Would it be great to spend more time with friends, sleeping or otherwise
pursuing leisure? Obviously. But the labor market doesn't care about one's
happiness (and the companies that do institute "leisure cultures" usually
explicitly state that they do so simply because it increases productivity. In
this case, companies don't care about you for your sake, they care about you
for their own sake) and pursuing it comes at a loss of compensation.

------
simonh
One problem I've come to appreciate in Britain is that we are all in direct
competition with each other for access to good housing. As disposable incomes
go up, property prices rocket as the middle class use their new wealth to bid
up the price of houses in an attempt to trade that wealth for a nicer place to
live. I'm keenly aware of this because that's exactly what my wife and I have
been doing. A big chunk of our income goes into our mortgage.

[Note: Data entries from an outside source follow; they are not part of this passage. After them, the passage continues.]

@@ -968,14 +1063,14 @@
     const bf16* xb = reinterpret_cast<const bf16*>(x);
     bf16* dxb = reinterpret_cast<bf16*>(dx);
     if (kw == 2)
-      pool_bn_bwd_apply_run_kernel<2, RU><<<nb, NT, 0, s>>>(gm, argmax, xb, n, h, w, c, kh, dNR, dH, dG, gamma, mean,
-                                                            invstd, dgamma, dbeta, dxb, part);
+      pool_bn_bwd_apply_run_kernel<2, RU, GDT><<<nb, NT, 0, s>>>(gm, argmax, xb, n, h, w, c, kh, dNR, dH, dG, gamma,
+                                                                 mean, invstd, dgamma, dbeta, dxb, part);
     else if (kw == 3)
-      pool_bn_bwd_apply_run_kernel<3, RU><<<nb, NT, 0, s>>>(gm, argmax, xb, n, h, w, c, kh, dNR, dH, dG, gamma, mean,
-                                                            invstd, dgamma, dbeta, dxb, part);
+      pool_bn_bwd_apply_run_kernel<3, RU, GDT><<<nb, NT, 0, s>>>(gm, argmax, xb, n, h, w, c, kh, dNR, dH, dG, gamma,
+                                                                 mean, invstd, dgamma, dbeta, dxb, part);
     else
-      pool_bn_bwd_apply_run_kernel<4, RU><<<nb, NT, 0, s>>>(gm, argmax, xb, n, h, w, c, kh, dNR, dH, dG, gamma, mean,
-                                                            invstd, dgamma, dbeta, dxb, part);
+      pool_bn_bwd_apply_run_kernel<4, RU, GDT><<<nb, NT, 0, s>>>(gm, argmax, xb, n, h, w, c, kh, dNR, dH, dG, gamma,
+                                                                 mean, invstd, dgamma, dbeta, dxb, part);
     MIA_LAUNCH_CHECK("pool_bn_bwd_apply_run");
     if (dbias) {
       cp_final2_kernel<<<(unsigned)c, 256, 0, s>>>((const float*)partial, nb, c,  dbias, nullptr);
@@ -984,15 +1079,44 @@
     return 0;
   }
   const int nb = (int)std::max<int64_t>(1, std::min<int64_t>(cdiv(P, (int64_t)rslots * 8), CP_MAXBLK));
-  pool_bn_bwd_apply_kernel<<<nb, NT, 0, s>>>(gm, argmax, x, dtype, n, h, w, c, kh, kw, make_fastdiv(w), make_fastdiv(h),
-                                             make_fastdiv(kw), make_fastdiv(kh), gamma, mean, invstd, dgamma,
-                                             dbeta, dx, dbias ? (float*)partial : nullptr);
+  pool_bn_bwd_apply_kernel<GDT><<<nb, NT, 0, s>>>(gm, argmax, x, dtype, n, h, w, c, kh, kw, make_fastdiv(w),
+                                                  make_fastdiv(h), make_fastdiv(kw), make_fastdiv(kh), gamma, mean,
+                                                  invstd, dgamma, dbeta, dx, dbias ? (float*)partial : nullptr);
   MIA_LAUNCH_CHECK("pool_bn_bwd_apply");
   if (dbias) {
     cp_final2_kernel<<<(unsigned)c, 256, 0, s>>>((const float*)partial, nb, c,  dbias, nullptr);
     MIA_LAUNCH_CHECK("pool_bn_bwd_apply_final");
   }
   return 0;
+}
+
+extern "C" int mia_pool_bn_relu_bwd_apply_ex(const void* gm, int32_t gm_dtype, const uint8_t* argmax, const void* x,
+                                             int32_t dtype, int32_t n, int32_t h, int32_t w, int32_t c, int32_t kh,
+                                             int32_t kw, const float* gamma, const float* mean, const float* invstd,
+                                             const float* dgamma, const float* dbeta, void* dx, float* dbias,
+                                             void* partial, mia_stream_t stream) {
+  MIA_CHECK_ARG(gm && argmax && x && mean && invstd && dgamma && dbeta && dx, "pool_bn_bwd_apply: null pointer");
+  MIA_CHECK_ARG(!dbias || partial, "pool_bn_bwd_apply: dbias needs the partial workspace");
+  MIA_CHECK_ARG(c % 8 == 0 && c >= 8 && (NT % (c / 8)) == 0, "pool_bn_bwd_apply: channels");
+  MIA_CHECK_ARG((int64_t)n * h * w < (1ll << 31), "pool_bn_bwd_apply: too many pixels for 32-bit indexing");
+  MIA_CHECK_ARG(h >= kh && w >= kw && kh * kw <= 256, "pool_bn_bwd_apply: bad geometry");
+  MIA_CHECK_ARG(gm_dtype == MIA_F32 || gm_dtype == MIA_BF16, "pool_bn_bwd_apply: gm dtype %d", gm_dtype);
+  MIA_CHECK_ARG((reinterpret_cast<uintptr_t>(gm) & 15) == 0, "pool_bn_bwd_apply: gm alignment");
+  hipStream_t s = as_stream(stream);
+  if (gm_dtype == MIA_BF16)
+    return pool_bn_bwd_apply_launch<MIA_BF16>(gm, argmax, x, dtype, n, h, w, c, kh, kw, gamma, mean, invstd, dgamma,
+                                              dbeta, dx, dbias, partial, s);
+  return pool_bn_bwd_apply_launch<MIA_F32>(gm, argmax, x, dtype, n, h, w, c, kh, kw, gamma, mean, invstd, dgamma, dbeta,
+                                           dx, dbias, partial, s);
+}
+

The dynamic my well be very different in other countries. In the USA for
example there's much more scope for increasing the supply of housing,
something that's harder to do in a more densely populated country like the UK.
I think this is why the US had a property crash while we didn't - the housing
market here is a lot less elastic.

Still, my point is that if incomes generally go up, a proportion of that will
be expended in price wars over scarce local resources, property being the most
obvious example.

------
noarchy
I am sure that I get 25 hours of real work done per week, if that. Once I
factor in the meetings and phone calls that knock me out of the "zone", it is
certainly less than 40.

------
r4dius
If I didn't have to answer email or deal with any middle management, this
could work. But the paradox is that the only scenario in which legitimate
optimal efficiency can be attained is in a small-group, highly-communicative
environment (like a startup); in that kind of environment, you're putting in
80-hour weeks so you can get profitable as quickly as possible, so there's no
way anyone is saying "I've put in my 25 hours, see you guys next week!"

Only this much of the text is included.